Calculate the de Broglie wavelength of a electron moving at $3 \times 10^{5} m \cdot s^{- 1}$ . ( $\frac{1}{1000}$ of the speed of light.)

Determine what is required and how to approach the problem
We are required to calculate the de Broglie wavelength of an electron given its speed.

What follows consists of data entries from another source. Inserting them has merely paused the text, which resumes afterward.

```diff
@@ -566,7 +589,10 @@
         dzf = dz2
 
         def word_grad(t):
-            call("bevbert_embedding_grad", ptr(ids), ptr(dz2), ptr(t), rows, H, pad_idx, dtype_code(dz2), stream())
+            if index is not None:
+                call("bevbert_embedding_grad_indexed", ptr(ids), ptr(index), ptr(dz2), ptr(t), rows, H, dtype_code(dz2), stream())
+            else:
+                call("bevbert_embedding_grad", ptr(ids), ptr(dz2), ptr(t), rows, H, pad_idx, dtype_code(dz2), stream())
 
         def pos_grad(t):
             call("bevbert_colsum_any", ptr(dz2), ptr(t), B, L * H, dtype_code(dz2), 1, stream())
@@ -590,7 +616,7 @@
                 make(t)
                 outs.append(t.to(p.dtype))
         if deferred:
-            WgradStream.submit(dy.device, lambda: [m(t) for m, t in deferred], dz2, dzf, ids, dy)
+            WgradStream.submit(dy.device, lambda: [m(t) for m, t in deferred], dz2, dzf, ids, index, dy)
         return (None, outs[0], outs[1], outs[2], rg, rb, None, None, None, None, None, None)
 
 
```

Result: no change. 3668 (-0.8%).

We can do this by using:

$λ = \frac{h}{m v}$
Determine what is given
We are given:
- The velocity of the electron $v = 3 \times 10^{5} m \cdot s^{- 1}$
and we know:
- The mass of the electron $m = 9, 11 \times 10^{- 31} kg$
- Planck's constant $h = 6, 63 \times 10^{- 34} J \cdot s$
Calculate the de Broglie wavelength
$\begin{matrix} λ & = & \frac{h}{m v} \\ = & \frac{6, 63 \times 10^{- 34} J \cdot s}{(9, 11 \times 10^{- 31} kg) (3 \times 10^{5} m \cdot s^{- 1})} \\ = & 2, 43 \times 10^{- 9} m \end{matrix}$

This is the size of an atom. For this reason, electrons moving at high velocities can be used to “probe" the structure of atoms. This is discussed in more detail at the end of this chapter. [link] compares the wavelengths of fast moving electrons to the wavelengths of visible light.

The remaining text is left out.